(Dataset entries)
···
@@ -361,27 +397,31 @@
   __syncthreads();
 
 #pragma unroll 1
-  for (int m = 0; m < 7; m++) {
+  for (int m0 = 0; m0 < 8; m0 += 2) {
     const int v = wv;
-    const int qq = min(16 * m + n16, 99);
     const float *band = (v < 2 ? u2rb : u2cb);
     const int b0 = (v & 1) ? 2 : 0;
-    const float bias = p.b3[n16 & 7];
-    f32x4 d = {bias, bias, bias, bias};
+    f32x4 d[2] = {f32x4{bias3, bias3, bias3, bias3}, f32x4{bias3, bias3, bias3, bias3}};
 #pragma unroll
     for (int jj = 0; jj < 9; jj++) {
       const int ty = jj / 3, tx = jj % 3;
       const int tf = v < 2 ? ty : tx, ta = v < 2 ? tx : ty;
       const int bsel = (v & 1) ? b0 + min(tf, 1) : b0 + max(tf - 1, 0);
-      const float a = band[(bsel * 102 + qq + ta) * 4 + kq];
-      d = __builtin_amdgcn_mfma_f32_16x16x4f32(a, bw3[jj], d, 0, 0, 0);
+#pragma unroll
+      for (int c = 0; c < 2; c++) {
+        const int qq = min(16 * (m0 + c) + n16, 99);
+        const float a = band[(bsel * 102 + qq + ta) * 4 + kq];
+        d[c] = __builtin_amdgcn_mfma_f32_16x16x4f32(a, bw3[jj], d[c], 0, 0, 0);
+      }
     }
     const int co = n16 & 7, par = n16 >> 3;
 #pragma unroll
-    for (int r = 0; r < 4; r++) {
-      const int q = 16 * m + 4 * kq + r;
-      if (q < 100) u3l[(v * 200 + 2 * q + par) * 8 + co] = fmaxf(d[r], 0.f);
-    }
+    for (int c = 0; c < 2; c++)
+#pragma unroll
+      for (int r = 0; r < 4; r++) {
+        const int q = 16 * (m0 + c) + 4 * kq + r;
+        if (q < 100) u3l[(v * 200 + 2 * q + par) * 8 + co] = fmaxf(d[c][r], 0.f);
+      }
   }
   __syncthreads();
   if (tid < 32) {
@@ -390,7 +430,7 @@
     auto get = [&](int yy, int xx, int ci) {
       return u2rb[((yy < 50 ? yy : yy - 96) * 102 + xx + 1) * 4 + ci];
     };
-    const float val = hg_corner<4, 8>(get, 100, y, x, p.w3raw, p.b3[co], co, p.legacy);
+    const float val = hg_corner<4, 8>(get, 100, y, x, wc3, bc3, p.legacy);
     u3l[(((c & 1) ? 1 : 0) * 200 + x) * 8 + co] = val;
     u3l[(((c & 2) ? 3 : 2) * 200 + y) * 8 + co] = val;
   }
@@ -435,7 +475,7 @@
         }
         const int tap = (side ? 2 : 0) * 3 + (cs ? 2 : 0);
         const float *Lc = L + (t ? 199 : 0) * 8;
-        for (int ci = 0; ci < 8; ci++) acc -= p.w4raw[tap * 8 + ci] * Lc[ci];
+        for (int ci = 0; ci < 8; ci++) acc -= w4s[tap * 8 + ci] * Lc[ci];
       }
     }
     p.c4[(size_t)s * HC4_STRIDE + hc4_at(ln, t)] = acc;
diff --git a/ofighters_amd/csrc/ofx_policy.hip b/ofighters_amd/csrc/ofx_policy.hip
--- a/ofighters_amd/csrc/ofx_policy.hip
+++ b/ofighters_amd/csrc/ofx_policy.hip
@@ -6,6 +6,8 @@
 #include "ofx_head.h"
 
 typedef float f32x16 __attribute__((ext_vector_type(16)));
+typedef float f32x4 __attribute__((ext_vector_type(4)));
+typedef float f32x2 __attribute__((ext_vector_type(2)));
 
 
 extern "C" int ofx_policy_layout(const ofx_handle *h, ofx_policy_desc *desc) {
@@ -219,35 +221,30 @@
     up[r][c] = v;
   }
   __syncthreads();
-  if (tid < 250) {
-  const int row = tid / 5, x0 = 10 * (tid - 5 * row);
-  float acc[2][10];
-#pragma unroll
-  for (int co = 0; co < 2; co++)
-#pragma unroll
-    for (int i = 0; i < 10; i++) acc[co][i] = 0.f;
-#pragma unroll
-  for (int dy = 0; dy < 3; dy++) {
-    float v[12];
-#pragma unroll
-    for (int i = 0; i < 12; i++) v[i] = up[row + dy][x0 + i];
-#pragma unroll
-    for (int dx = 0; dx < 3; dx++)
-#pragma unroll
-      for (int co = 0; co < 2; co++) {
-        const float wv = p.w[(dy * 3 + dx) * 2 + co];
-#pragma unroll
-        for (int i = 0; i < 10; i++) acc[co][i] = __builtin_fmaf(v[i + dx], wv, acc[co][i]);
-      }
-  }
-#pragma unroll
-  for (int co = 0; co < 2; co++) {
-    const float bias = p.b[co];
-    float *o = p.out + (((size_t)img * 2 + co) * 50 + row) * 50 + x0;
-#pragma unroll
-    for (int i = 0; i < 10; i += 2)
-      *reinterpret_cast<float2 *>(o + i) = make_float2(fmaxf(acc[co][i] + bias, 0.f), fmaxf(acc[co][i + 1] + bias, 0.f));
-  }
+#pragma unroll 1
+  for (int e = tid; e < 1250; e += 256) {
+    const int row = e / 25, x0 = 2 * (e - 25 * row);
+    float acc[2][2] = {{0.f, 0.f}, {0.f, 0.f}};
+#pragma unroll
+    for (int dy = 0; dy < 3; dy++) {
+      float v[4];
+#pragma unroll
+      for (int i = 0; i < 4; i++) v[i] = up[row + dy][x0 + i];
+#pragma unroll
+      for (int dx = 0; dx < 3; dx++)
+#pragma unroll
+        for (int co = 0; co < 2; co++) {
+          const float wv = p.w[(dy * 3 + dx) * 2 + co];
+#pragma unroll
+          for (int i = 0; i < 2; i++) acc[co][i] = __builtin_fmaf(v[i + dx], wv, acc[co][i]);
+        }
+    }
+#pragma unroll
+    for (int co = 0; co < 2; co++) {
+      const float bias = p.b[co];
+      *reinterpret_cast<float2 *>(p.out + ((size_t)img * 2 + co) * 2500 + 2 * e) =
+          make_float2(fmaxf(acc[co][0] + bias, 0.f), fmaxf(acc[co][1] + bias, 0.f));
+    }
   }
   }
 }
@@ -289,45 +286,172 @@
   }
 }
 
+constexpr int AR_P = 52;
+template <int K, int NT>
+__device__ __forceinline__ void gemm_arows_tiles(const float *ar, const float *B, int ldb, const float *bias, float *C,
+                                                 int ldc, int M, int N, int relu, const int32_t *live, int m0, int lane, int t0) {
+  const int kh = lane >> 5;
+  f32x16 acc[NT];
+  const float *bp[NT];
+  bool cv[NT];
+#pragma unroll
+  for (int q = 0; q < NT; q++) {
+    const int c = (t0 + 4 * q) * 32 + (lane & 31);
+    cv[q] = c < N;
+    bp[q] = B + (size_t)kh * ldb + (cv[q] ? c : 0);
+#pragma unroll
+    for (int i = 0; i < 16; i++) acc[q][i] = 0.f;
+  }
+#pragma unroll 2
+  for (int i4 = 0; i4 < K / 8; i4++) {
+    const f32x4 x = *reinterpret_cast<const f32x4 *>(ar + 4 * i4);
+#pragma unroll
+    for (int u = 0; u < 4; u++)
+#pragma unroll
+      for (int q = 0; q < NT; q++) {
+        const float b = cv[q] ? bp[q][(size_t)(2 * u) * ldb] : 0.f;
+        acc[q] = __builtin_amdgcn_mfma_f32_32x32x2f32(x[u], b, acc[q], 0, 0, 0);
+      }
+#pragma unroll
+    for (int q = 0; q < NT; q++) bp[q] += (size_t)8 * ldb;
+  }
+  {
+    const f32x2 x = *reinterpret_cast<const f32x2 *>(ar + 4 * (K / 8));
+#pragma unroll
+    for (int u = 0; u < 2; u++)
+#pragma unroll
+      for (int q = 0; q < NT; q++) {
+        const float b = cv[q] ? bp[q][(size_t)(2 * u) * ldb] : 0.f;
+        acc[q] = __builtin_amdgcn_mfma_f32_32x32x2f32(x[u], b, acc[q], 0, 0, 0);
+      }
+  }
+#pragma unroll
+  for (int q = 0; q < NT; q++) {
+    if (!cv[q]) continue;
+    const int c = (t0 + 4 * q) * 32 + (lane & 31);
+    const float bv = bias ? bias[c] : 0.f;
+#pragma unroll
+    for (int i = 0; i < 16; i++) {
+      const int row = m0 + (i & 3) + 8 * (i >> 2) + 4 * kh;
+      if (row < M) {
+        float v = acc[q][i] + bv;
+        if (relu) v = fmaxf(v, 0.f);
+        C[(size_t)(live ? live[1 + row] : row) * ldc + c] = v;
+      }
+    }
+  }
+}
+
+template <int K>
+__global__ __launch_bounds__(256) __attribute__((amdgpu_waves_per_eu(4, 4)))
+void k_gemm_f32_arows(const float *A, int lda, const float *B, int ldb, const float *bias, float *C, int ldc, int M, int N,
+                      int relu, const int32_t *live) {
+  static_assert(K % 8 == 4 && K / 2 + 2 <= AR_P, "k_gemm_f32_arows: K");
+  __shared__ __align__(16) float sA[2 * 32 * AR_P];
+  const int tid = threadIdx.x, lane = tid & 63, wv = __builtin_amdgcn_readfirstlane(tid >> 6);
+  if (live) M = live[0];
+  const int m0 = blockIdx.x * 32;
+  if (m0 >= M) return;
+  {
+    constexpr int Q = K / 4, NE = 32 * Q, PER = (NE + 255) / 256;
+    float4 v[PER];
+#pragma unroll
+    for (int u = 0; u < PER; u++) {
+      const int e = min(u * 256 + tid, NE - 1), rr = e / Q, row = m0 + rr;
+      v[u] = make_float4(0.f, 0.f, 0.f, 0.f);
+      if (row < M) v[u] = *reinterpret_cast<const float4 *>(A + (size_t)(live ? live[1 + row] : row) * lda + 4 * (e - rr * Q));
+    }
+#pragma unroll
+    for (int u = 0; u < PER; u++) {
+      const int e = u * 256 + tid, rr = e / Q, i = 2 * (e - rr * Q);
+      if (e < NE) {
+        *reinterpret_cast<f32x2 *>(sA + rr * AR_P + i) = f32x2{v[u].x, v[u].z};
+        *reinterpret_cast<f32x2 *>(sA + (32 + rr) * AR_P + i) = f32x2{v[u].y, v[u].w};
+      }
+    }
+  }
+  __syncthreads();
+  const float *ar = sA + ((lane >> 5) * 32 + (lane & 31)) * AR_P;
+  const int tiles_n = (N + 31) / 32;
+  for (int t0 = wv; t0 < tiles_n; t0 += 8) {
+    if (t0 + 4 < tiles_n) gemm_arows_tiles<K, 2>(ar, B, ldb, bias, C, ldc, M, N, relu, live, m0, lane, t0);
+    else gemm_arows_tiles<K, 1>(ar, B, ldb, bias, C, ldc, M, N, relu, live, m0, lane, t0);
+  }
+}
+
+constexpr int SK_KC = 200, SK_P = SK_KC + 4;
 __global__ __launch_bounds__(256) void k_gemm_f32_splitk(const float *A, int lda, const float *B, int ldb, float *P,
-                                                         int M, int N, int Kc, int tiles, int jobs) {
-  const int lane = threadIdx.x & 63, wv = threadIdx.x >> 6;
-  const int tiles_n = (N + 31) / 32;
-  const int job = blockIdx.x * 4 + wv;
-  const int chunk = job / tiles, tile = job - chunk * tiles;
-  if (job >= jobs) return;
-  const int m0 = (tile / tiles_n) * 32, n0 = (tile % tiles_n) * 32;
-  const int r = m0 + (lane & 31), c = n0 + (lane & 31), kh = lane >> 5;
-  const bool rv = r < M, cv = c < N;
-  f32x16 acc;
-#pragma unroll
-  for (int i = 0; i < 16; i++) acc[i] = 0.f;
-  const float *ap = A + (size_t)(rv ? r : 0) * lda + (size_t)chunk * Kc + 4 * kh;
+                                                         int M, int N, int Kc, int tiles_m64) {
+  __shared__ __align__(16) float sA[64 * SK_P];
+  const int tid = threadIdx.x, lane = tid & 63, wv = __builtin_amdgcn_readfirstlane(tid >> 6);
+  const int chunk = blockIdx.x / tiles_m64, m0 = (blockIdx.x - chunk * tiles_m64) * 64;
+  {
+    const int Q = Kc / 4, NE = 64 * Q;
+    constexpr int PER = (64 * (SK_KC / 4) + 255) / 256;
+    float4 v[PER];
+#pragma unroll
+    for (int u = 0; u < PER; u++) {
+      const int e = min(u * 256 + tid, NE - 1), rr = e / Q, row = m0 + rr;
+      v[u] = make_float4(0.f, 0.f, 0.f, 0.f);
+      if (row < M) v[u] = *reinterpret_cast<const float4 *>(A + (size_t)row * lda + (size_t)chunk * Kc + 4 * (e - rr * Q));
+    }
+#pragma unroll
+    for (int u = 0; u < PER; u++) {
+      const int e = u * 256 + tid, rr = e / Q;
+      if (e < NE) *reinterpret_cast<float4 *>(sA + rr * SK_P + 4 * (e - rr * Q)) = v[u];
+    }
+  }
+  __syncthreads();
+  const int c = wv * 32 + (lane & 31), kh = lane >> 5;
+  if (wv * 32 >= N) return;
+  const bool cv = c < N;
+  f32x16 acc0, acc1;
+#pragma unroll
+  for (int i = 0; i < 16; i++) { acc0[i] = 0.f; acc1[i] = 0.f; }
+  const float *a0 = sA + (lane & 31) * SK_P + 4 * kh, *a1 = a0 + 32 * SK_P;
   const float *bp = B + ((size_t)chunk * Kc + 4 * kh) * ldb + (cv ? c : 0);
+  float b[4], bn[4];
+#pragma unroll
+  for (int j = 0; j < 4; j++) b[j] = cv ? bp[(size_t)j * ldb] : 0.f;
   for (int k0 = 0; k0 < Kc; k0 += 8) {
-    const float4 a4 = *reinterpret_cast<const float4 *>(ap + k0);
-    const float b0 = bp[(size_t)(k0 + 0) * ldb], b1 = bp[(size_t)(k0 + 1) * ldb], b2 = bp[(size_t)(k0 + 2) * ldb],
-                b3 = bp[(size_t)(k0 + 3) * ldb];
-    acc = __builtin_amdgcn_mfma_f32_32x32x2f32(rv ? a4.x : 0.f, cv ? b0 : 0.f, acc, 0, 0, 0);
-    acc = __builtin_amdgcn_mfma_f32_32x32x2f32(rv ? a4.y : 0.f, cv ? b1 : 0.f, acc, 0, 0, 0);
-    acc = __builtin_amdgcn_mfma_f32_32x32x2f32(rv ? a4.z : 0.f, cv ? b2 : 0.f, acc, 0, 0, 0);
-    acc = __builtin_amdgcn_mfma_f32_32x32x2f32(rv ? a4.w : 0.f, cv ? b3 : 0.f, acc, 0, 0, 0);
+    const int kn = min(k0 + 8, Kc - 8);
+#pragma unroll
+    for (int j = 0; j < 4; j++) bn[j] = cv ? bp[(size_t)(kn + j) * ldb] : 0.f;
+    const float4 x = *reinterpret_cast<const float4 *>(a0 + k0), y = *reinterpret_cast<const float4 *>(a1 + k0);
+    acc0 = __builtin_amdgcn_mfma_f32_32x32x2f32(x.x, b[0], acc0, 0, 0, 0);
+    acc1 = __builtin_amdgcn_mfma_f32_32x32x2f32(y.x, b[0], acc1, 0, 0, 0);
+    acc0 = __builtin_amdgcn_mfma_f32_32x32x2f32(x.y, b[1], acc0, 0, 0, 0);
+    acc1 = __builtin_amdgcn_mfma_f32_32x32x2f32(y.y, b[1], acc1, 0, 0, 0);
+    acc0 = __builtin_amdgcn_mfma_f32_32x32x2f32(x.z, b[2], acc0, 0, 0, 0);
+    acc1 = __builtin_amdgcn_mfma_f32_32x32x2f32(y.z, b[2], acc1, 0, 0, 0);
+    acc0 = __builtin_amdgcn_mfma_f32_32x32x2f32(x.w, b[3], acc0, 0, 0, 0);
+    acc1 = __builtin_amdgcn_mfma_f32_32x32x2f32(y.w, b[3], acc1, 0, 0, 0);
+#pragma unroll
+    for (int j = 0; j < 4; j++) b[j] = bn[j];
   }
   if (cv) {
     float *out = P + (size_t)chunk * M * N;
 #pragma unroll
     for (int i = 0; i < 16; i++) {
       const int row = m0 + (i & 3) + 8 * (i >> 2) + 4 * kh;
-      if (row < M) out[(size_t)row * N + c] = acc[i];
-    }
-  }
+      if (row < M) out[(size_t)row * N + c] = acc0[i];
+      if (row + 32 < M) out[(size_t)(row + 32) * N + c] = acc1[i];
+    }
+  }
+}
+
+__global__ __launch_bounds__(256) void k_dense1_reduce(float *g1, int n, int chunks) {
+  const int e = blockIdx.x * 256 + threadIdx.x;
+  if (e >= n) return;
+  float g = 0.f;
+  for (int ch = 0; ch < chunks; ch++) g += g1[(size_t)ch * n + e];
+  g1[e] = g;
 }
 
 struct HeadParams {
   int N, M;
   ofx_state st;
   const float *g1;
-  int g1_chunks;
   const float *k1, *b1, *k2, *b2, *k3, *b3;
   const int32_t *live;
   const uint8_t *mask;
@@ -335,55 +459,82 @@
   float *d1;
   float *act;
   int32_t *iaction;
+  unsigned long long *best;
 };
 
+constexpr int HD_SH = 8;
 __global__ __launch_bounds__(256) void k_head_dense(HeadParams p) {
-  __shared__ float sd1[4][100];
···
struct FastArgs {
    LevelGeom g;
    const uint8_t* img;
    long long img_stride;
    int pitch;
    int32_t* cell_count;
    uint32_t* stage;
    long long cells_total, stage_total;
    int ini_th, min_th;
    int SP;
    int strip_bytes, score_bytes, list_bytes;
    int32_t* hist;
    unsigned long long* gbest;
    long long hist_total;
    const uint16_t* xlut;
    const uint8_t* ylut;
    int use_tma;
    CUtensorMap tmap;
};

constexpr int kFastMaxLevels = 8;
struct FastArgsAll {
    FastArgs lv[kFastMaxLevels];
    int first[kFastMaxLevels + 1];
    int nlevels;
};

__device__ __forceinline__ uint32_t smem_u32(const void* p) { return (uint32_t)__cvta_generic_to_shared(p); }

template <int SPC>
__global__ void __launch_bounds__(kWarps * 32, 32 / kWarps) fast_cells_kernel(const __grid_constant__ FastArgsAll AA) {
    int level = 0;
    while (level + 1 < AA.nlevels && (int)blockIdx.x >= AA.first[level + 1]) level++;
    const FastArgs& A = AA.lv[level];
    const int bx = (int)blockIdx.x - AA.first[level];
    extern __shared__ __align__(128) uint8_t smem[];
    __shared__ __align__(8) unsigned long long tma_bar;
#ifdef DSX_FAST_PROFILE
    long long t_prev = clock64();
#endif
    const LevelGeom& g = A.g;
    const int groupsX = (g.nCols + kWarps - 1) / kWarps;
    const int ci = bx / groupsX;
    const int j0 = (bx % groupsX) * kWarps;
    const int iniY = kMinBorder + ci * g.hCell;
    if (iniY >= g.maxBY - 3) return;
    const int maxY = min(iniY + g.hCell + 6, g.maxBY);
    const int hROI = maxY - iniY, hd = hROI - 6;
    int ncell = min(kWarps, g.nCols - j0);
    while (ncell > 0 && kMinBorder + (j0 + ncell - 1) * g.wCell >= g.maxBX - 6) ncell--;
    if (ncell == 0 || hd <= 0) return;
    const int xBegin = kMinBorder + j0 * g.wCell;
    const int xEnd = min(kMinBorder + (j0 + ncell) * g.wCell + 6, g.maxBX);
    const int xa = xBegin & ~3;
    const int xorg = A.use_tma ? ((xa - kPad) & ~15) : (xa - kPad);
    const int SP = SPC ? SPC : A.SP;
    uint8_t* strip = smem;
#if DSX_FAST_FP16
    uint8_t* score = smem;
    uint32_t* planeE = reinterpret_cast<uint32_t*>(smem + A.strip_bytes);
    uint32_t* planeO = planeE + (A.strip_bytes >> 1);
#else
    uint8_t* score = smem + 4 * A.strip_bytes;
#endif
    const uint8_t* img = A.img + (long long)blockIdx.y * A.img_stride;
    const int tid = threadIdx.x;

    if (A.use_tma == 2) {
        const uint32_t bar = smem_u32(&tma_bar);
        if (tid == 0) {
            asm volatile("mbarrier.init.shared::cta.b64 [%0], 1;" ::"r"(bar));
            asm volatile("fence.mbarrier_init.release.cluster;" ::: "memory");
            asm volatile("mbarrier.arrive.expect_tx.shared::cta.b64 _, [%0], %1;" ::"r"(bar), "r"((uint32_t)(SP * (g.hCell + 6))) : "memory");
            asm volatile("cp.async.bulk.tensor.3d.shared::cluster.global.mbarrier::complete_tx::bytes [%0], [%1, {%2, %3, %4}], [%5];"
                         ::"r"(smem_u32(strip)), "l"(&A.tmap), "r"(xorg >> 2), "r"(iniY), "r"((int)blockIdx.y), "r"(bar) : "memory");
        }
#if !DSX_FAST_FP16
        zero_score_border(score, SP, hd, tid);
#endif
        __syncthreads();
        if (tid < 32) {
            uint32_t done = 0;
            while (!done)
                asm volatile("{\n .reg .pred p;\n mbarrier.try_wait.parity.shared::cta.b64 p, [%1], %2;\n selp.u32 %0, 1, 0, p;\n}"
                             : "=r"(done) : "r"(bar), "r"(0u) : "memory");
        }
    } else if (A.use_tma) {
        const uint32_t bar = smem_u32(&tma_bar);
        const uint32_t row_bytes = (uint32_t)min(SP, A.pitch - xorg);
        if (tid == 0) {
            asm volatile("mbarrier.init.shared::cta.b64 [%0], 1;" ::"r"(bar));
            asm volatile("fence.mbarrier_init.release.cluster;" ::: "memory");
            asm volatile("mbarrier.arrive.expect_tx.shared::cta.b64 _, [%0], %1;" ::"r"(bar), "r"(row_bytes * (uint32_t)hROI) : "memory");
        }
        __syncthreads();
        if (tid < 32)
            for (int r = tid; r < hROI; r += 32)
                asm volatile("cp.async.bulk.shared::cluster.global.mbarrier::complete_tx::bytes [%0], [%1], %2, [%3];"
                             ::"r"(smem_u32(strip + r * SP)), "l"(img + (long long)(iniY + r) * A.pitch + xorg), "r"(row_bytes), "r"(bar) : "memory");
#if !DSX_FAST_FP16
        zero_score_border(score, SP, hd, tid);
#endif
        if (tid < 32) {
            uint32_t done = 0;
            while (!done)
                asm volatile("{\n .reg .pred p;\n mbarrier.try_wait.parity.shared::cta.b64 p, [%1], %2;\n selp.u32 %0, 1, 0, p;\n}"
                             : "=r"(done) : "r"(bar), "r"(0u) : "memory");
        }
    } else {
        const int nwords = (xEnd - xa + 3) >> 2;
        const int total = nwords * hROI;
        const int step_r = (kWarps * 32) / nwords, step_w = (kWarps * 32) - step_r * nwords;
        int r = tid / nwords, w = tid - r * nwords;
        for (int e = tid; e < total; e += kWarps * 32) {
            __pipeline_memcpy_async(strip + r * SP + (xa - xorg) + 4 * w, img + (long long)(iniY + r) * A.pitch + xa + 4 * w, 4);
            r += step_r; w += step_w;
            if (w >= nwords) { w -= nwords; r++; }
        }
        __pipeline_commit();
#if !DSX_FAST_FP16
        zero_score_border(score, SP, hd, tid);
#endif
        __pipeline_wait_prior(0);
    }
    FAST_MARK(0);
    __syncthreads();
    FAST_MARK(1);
···
▶ [What to work on] Look through the data above. Find each line with the string "kFastMaxLevels" and copy it.

▶ [Your solution]
constexpr int kFastMaxLevels = 8;
    FastArgs lv[kFastMaxLevels];
    int first[kFastMaxLevels + 1];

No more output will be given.